You would have a type holder (a chase) in your hand and grab type and spaces (ens and ems) as you construct words and sentences.
Then you would load that onto a press, ink up the platen aaaand start printing.
So that was like only 50 years ago, but that's how it was done.
32
posted on
04/12/2021 5:11:15 PM PDT
by
Psalm 73
("You'll never hear surf music again" - J. Hendrix)
To: Telepathic Intruder
The EM Drive was first proposed by a British physicist, Robert Shawyer, in 2001, with his device designed to extract force from the quantum vacuum via a dynamic Casimir effect. Notwithstanding the current negative results, other researchers have claimed to detect a small net thrust. The allure of new physics and extraordinary potential of an EM Drive seem likely to assure continued research and experimentation, even if most of it will never be written up in the scientific literature.
To: LS
hasn’t quantum physics “defied all the rules” of previously known physics?
Not quantum physics. And it hasn't broken any laws of classical physics either. Sure, in quantum physics energy can spontaneously appear out of nothing, but it always cancels itself out again so energy conservation in classical physics is maintained. Quantum entanglement, Einstein's "spooky action at a distance" seems to occur instantaneously, breaking the speed of light law, but no usable information can go faster than light just the same. No laws of physics are broken.
To: Psalm 73
Yep, I remember the type equipment. I saw it done when I was a kid, but never did it myself. A friends dad worked in a printing facility before he opened a dry cleaner business.
It is amazing the work that was required just to print things.
35
posted on
04/12/2021 6:04:36 PM PDT
by
The_Media_never_lie
(Whenever you are stuffing Fulton County ballot boxes, election fraud goes better with Coca Cola!)
To: fruser1
"EM is a downgrade from FM, which works just fine"

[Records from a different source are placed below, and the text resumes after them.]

-                    cov3d_from_scale_rot(sc.scales[3 * i + 0], sc.scales[3 * i + 1], sc.scales[3 * i + 2],
-                                         sc.scale_modifier, q, cov);
-                }
-                have_cov = true;
-            }
-            const float limx = 1.3f * cam_tanx, limy = 1.3f * cam_tany;
-            const float txtz = tx / tz, tytz = ty / tz;
-            tx = fminf(limx, fmaxf(-limx, txtz)) * tz;
-            ty = fminf(limy, fmaxf(-limy, tytz)) * tz;
-            const float j00 = cam_fx / tz;
-            const float j02 = -(cam_fx * tx) / (tz * tz);
-            const float j11 = cam_fy / tz;
-            const float j12 = -(cam_fy * ty) / (tz * tz);
-            float T0[3], T1[3];
-#pragma unroll
-            for (int c = 0; c < 3; ++c) {
-                T0[c] = fmaf(j02, vm[4 * c + 2], j00 * vm[4 * c + 0]);
-                T1[c] = fmaf(j12, vm[4 * c + 2], j11 * vm[4 * c + 1]);
-            }
-            const float S[3][3] = {{cov[0], cov[1], cov[2]}, {cov[1], cov[3], cov[4]}, {cov[2], cov[4], cov[5]}};
-            float U0[3], U1[3];
-#pragma unroll
-            for (int c = 0; c < 3; ++c) {
-                U0[c] = dot3_chain(T0[0], S[0][c], T0[1], S[1][c], T0[2], S[2][c]);
-                U1[c] = dot3_chain(T1[0], S[0][c], T1[1], S[1][c], T1[2], S[2][c]);
-            }
-            const float c_xx = dot3_chain(U0[0], T0[0], U0[1], T0[1], U0[2], T0[2]) + LOWPASS;
-            const float c_xy = dot3_chain(U0[0], T1[0], U0[1], T1[1], U0[2], T1[2]);
-            const float c_yy = dot3_chain(U1[0], T1[0], U1[1], T1[1], U1[2], T1[2]) + LOWPASS;
-            const float det = c_xx * c_yy - c_xy * c_xy;
-            if (det != 0.0f) {
-                const float det_inv = 1.0f / det;
-                const float con_x = c_yy * det_inv, con_y = -c_xy * det_inv, con_z = c_xx * det_inv;
-                const float mid = 0.5f * (c_xx + c_yy);
-                const float disc = sqrtf(fmaxf(0.1f, mid * mid - det));
-                const float lambda1 = mid + disc, lambda2 = mid - disc;
-                const float rad_f = ceilf(3.0f * sqrtf(fmaxf(lambda1, lambda2)));
-                const int rad = rad_f >= 2147483520.0f ? 2147483520 : (int)rad_f;
-                const float pix_x = ((ndc_x + 1.0f) * (float)cam_w - 1.0f) * 0.5f;
-                const float pix_y = ((ndc_y + 1.0f) * (float)cam_h - 1.0f) * 0.5f;
-                const TileRect r = tile_rect(pix_x, pix_y, rad, cam_gx, cam_gy);
-                const int w = r.maxx - r.minx, h = r.maxy - r.miny;
-                if (w > 0 && h > 0) {
-                    float3 rgb;
-                    if (sc.colors_precomp) {
-                        rgb = make_float3(sc.colors_precomp[3 * (size_t)i], sc.colors_precomp[3 * (size_t)i + 1],
-                                          sc.colors_precomp[3 * (size_t)i + 2]);
-                    } else {
-                        if (!have_sh) {
-                            if constexpr (SPLIT_SH)
-                                load_sh_split<DEG>(sh, sc.shs + (size_t)i * 3, sc.shs_rest + (size_t)i * (sc.sh_stride - 1) * 3);
-                            else
-                                load_sh<DEG>(sh, sc.shs + (size_t)i * sc.sh_stride * 3, vec4);
-                            have_sh = true;
-                        }
-                        float dx = px - cam_cx, dy = py - cam_cy, dz = pz - cam_cz;
-                        const float len = sqrtf(dx * dx + dy * dy + dz * dz);
-                        dx = dx / len; dy = dy / len; dz = dz / len;
-                        if (POSED && P) {
-                            const float ox = fmaf(P[6], dz, fmaf(P[3], dy, P[0] * dx));
-                            const float oy = fmaf(P[7], dz, fmaf(P[4], dy, P[1] * dx));
-                            const float oz = fmaf(P[8], dz, fmaf(P[5], dy, P[2] * dx));
-                            dx = ox; dy = oy; dz = oz;
-                        }
-                        rgb = sh_regs_to_rgb<DEG>(sh, dx, dy, dz);
-                    }
-                    radius = rad;
-                    rect = make_uint2((uint32_t)r.minx | ((uint32_t)r.miny << 16),
-                                      (uint32_t)r.maxx | ((uint32_t)r.maxy << 16));
-                    const float op = sc.opacities[i];
-                    crect = candidate_rect(r, pix_x, pix_y, c_xx, c_yy, con_x, con_y, con_z, op, rad);
-                    if (LAYERED) {
-                        const uint32_t off = (uint32_t)((layer - 1) * cam_gy) << 16;
-                        rect.x += off; rect.y += off;
-                        if (crect.x | crect.y) { crect.x += off; crect.y += off; }
-                    }
-                    float4* rec = out_splats + (size_t)i * SPLAT_F4;
-                    rec[0] = make_float4(pix_x, pix_y, con_x, con_y);
-                    rec[1] = make_float4(con_z, op, con_y / con_z, con_y / con_x);
-                    rec[2] = make_float4(rgb.x, rgb.y, rgb.z, tz);
-                }
-            }
-        }
-        if (o.radii) o.radii[i] = radius;
-        if (o.rects) o.rects[i] = rect;
-        out_crects[i] = crect;
+            todo &= vis_mask;
+        }
+        while (PAIR > 1 && (todo & (todo - 1ull))) {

The chicks thought so "No static at all"
36
posted on
04/12/2021 6:17:06 PM PDT
by
Deaf Smith
(When a Texan takes his chances, chances will be taken that's for sure.)
To: Telepathic Intruder
That’s certainly not what I hear from admittedly “pop” scientists.
How can an atom be both positive and negative at the same time? How can particles “know” they are being watched when they go through the “slit” experiment?
37
posted on
04/13/2021 6:29:52 AM PDT
by
LS
("Castles made of sand, fall in the sea . . . eventually" (Hendrix) )
To: LS
Superposition and particle/wave duality. Those are laws of quantum mechanics, and although weird they are consistent and predictable. Impossible for us to understand because we don't live in the quantum world, we live in the classical one; all our experience is in there. There's a famous quote by Richard Feynman:
"If you think you understand quantum mechanics, you don't understand quantum mechanics".
But classical physics has its own mysteries. Why is the speed of light what it is? Why are all atoms the same size? Why does mass produce space/time curvature? When you get down to the details, everything is a question mark.
To: LS
How can particles “know” they are being watched when they go through the “slit” experiment?It's crazy.
But it's true.
39
posted on
04/28/2021 8:29:28 PM PDT
by
Lazamataz
(I feel like it is 1937 Germany, and my last name is Feinberg.)